Cuando en enero de 1978 se hizo público el texto del anteproyecto, comenzó un apasionado debate sobre la incorporación de este término, que Julián Marías consideraba como una concesión a una moda recentísima, imprecisa, impuesta por periódicos y políticos que “acaso no saben muy bien de qué hablan”. Marías, y con él muchos comentaristas, protestaba además porque en el texto del anteproyecto no se mencionaba en ningún caso a la ‘nación española’, reducida a España o a Estado español. Naturalmente, no faltaron políticos e intelectuales catalanes que salieran a la palestra para demostrar, con profusión de citas, el uso bien consolidado del término nacionalidad, tanto en lengua catalana como española, para referirse a lo que Miquel Roca denominó, en el debate de la ponencia, naciones sin Estado.
Fue la incorporación de ‘nacionalidades y regiones’ en el anteproyecto, junto a la ausencia del término nación para referirse a España, lo que motivó la escena bien conocida del papel enviado desde La Moncloa a los miembros de la ponencia con una nueva redacción del artículo 2 en la que se mantenía el término nacionalidades y, en compensación, se afirmaba la “indisoluble unidad de la Nación española, patria común e indivisible de todos los españoles”. Nacionalidad, sí, pero a costa de introducir Nación y patria, ausentes del anteproyecto y sobrecargadas ahora de adjetivos: indisoluble, común, indivisible. Esta fue la transacción aceptada por la minoría catalana a propuesta del gobierno, sometido, según diversos testimonios, a la presión directa de la cúpula militar que pretendía, no la inclusión del término nacionalidad sino todo lo contrario, su reprobación y exclusión. Frente a esas presiones, el gobierno mantuvo nacionalidad al precio de incluir nación.

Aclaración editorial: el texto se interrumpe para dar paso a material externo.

# antekone/libarchive

Measured on AMD Instinct MI355X. Metric: decompressed MiB/s (whole node), lz4 filter, XXH32 verified, bit-exact, higher is better.
Workload: dtype u8; 1 GPU; C2: raw-format + lz4 filter, 16.00 GiB decoded per GPU, 262144 independent 64 KiB blocks per GPU in frames of 16, block+content+header XXH32 verified; compressed_bytes_per_gpu=7527480016, decoded_bytes_per_gpu=17179869184, unique_region_mib=1024, tiles=16, collectives=RCCL (nccl backend), expand_kernel=auto

## Files before the change

include/la_gpu.h:

```cpp
#ifndef LA_GPU_H
#define LA_GPU_H

#include <stddef.h>
#include <stdint.h>

#ifdef __cplusplus
extern "C" {
#endif

#define LA_GPU_ABI_VERSION 3

typedef enum la_rc {
	LA_OK            = 0,
	LA_ERR_NO_DEVICE = -1,
	LA_ERR_HIP       = -2,
	LA_ERR_ARG       = -3,
	LA_ERR_NOMEM     = -4
} la_rc;

typedef struct la_gpu_ctx la_gpu_ctx;

int         la_gpu_abi_version(void);
int         la_gpu_device_count(void);
int         la_gpu_open(int device, la_gpu_ctx **out);
// ... 141 lines not shown
	la_batch_summary   *d_summary;
	uint32_t            options;
	uint32_t            hist_len;
	const void         *d_carry_in;
	void               *d_carry_out;
} la_lz4_batch;
#define LA_XXH_CARRY_BYTES 64u

uint64_t la_gpu_lz4_workspace_bytes(uint32_t n_blocks, uint64_t src_bytes);

int la_gpu_lz4_decode(la_gpu_ctx *ctx, const la_lz4_batch *batch);

int la_gpu_lz4_debug_deps(la_gpu_ctx *ctx, const la_lz4_batch *batch, uint32_t block, uint64_t *seq_out,
    uint32_t *deps_out, uint32_t cap);

typedef struct la_gz_member {
	uint64_t src_off;
	uint32_t src_len;
	uint32_t dst_cap;
	uint64_t dst_off;
} la_gz_member;

typedef struct la_gz_result {
	uint32_t status;
	uint32_t out_len;
	uint32_t consumed;
	uint32_t crc32;
} la_gz_result;

typedef struct la_gz_batch {
// ... 378 lines not shown
```

libarchive_amd/_native.py:

```python
import ctypes as C
import os

import numpy as np

_PKG = os.path.dirname(os.path.abspath(__file__))
GPU_LIB_PATH = os.environ.get("LA_GPU_LIB") or os.path.join(_PKG, "csrc", "libla_gpu.so")
HOST_LIB_PATH = os.path.join(_PKG, "host", "libla_host.so")

LA_OK = 0

LZ4_BLOCK_DTYPE = np.dtype([("src_off", "<u8"), ("src_len", "<u4"), ("dst_cap", "<u4"),
                            ("flags", "<u4"), ("block_sum", "<u4")])
LZ4_FRAME_DTYPE = np.dtype([("desc_off", "<u8"), ("desc_len", "<u4"), ("first_block", "<u4"),
                            ("n_blocks", "<u4"), ("flags", "<u4"), ("content_sum", "<u4"),
                            ("reserved", "<u4")])
HASH_JOB_DTYPE = np.dtype([("off", "<u8"), ("len", "<u4"), ("seed", "<u4")])
SUMMARY_DTYPE = np.dtype([("total_out", "<u8"), ("n_bad_units", "<u4"), ("n_bad_frames", "<u4"),
                          ("first_bad_unit", "<u4"), ("first_bad_frame", "<u4"),
                          ("first_zero_unit", "<u4"), ("reserved", "<u4")])
GZ_MEMBER_DTYPE = np.dtype([("src_off", "<u8"), ("src_len", "<u4"), ("dst_cap", "<u4"), ("dst_off", "<u8")])
GZ_RESULT_DTYPE = np.dtype([("status", "<u4"), ("out_len", "<u4"), ("consumed", "<u4"), ("crc32", "<u4")])
assert LZ4_BLOCK_DTYPE.itemsize == 24 and LZ4_FRAME_DTYPE.itemsize == 32
assert HASH_JOB_DTYPE.itemsize == 16 and SUMMARY_DTYPE.itemsize == 32

# ... 218 lines not shown
        lib.la_gpu_sync.argtypes = [C.c_void_p]
        lib.la_gpu_last_error.argtypes = [C.c_void_p]
        lib.la_gpu_last_error.restype = C.c_char_p
        lib.la_gpu_reserve.argtypes = [C.c_void_p, C.c_uint64]
        lib.la_gpu_timer_start.argtypes = [C.c_void_p]
        lib.la_gpu_timer_stop.argtypes = [C.c_void_p, C.POINTER(C.c_float)]
        lib.la_gpu_profile_enable.argtypes = [C.c_void_p, C.c_int]
        lib.la_gpu_profile_read.argtypes = [C.c_void_p, C.POINTER(C.c_float), C.POINTER(C.c_char_p), C.c_int]
        lib.la_gpu_xxh32_many.argtypes = [C.c_void_p, C.c_void_p, C.c_void_p, C.c_uint32, C.c_void_p]
        lib.la_gpu_crc32_many.argtypes = [C.c_void_p, C.c_void_p, C.c_void_p, C.c_uint32, C.c_void_p]
        lib.la_gpu_lz4_workspace_bytes.argtypes = [C.c_uint32, C.c_uint64]
        lib.la_gpu_lz4_workspace_bytes.restype = C.c_uint64
        lib.la_gpu_lz4_decode.argtypes = [C.c_void_p, C.POINTER(_Lz4BatchC)]
        lib.la_gpu_lz4_debug_deps.argtypes = [C.c_void_p, C.POINTER(_Lz4BatchC), C.c_uint32, C.c_void_p, C.c_void_p,
                                              C.c_uint32]
        lib.la_gpu_lz4_compress.argtypes = [C.c_void_p, C.POINTER(_Lz4cBatchC)]
        lib.la_gpu_gzip_compress.argtypes = [C.c_void_p, C.POINTER(_GzcBatchC)]
        lib.la_gpu_gzip_compress_bound.restype = C.c_uint64
        lib.la_gpu_gzip_compress_bound.argtypes = [C.c_uint64, C.c_uint32]
        lib.la_gpu_gzip_compress_workspace_bytes.restype = C.c_uint64
        lib.la_gpu_gzip_compress_workspace_bytes.argtypes = [C.c_uint64, C.c_uint32]
        lib.la_gpu_lz4_compress_bound.restype = C.c_uint64
        lib.la_gpu_lz4_compress_bound.argtypes = [C.c_uint64, C.c_uint32, C.c_uint32]
        lib.la_gpu_lz4_compress_workspace_bytes.restype = C.c_uint64
        lib.la_gpu_lz4_compress_workspace_bytes.argtypes = [C.c_uint64, C.c_uint32, C.c_uint32]
        lib.la_gpu_gzip_decode.argtypes = [C.c_void_p, C.POINTER(_GzBatchC)]
        lib.la_gpu_zip_compress.argtypes = [C.c_void_p, C.POINTER(_ZipcBatchC)]
        lib.la_gpu_zip_compress_bound.restype = C.c_uint64
        lib.la_gpu_zip_compress_bound.argtypes = [C.c_uint64, C.c_uint32, C.c_uint32, C.c_uint64]
        lib.la_gpu_zip_compress_workspace_bytes.restype = C.c_uint64
# ... 221 lines not shown
        self._check(gpu_lib().la_gpu_xxh32_many(self._h, d_base_ptr, d_jobs_ptr, n, d_out_ptr), "la_gpu_xxh32_many")

    def crc32_many(self, d_base_ptr, d_jobs_ptr, n, d_out_ptr):
        self._check(gpu_lib().la_gpu_crc32_many(self._h, d_base_ptr, d_jobs_ptr, n, d_out_ptr), "la_gpu_crc32_many")

    def lz4_decode(self, batch: _Lz4BatchC):
        self._check(gpu_lib().la_gpu_lz4_decode(self._h, C.byref(batch)), "la_gpu_lz4_decode")

    def lz4_debug_deps(self, batch: _Lz4BatchC, block: int, cap: int = 4096):
        seq, deps = np.zeros(cap, dtype=np.uint64), np.zeros(cap, dtype=np.uint32)
        n = gpu_lib().la_gpu_lz4_debug_deps(self._h, C.byref(batch), block, seq.ctypes.data, deps.ctypes.data, cap)
        if n < 0:
            self._check(n, "la_gpu_lz4_debug_deps")
        return seq[:min(n, cap)], deps[:min(n, cap)]

    def lz4_compress(self, batch: _Lz4cBatchC):
        self._check(gpu_lib().la_gpu_lz4_compress(self._h, C.byref(batch)), "la_gpu_lz4_compress")

    def zstd_compress(self, batch: _ZstdcBatchC):
        self._check(gpu_lib().la_gpu_zstd_compress(self._h, C.byref(batch)), "la_gpu_zstd_compress")

    def bzip2_compress(self, batch: _Bz2cBatchC):
        self._check(gpu_lib().la_gpu_bzip2_compress(self._h, C.byref(batch)), "la_gpu_bzip2_compress")

    def gzip_compress(self, batch: _GzcBatchC):
        self._check(gpu_lib().la_gpu_gzip_compress(self._h, C.byref(batch)), "la_gpu_gzip_compress")

    def zip_compress(self, batch: _ZipcBatchC) -> int:
        rc = gpu_lib().la_gpu_zip_compress(self._h, C.byref(batch))
        if rc != LA_ERR_ARG:
# ... 38 lines not shown
```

Y ese fue el acuerdo que defendió Jordi Pujol en el pleno del Congreso celebrado el 4 de julio de 1978 en su intervención en el debate sobre el artículo 2 de la Constitución española. Al referirse a nacionalidad, Pujol recordó que no era un secreto para nadie que fue la minoría catalana “la que introdujo en su día ese término y luego lo ha defendido”, haciendo de él “un punto esencial, absolutamente básico en su política en materia constitucional y, en general, en su política consensual”. En aquellos días, todo el consenso dependió del mantenimiento del término. Es solo una ironía más de nuestra memoria dar la vuelta a esta historia con el propósito de deslegitimar aquel consenso atribuyendo el origen del término a una inspiración soviética transmitida a los constituyentes por el poder militar.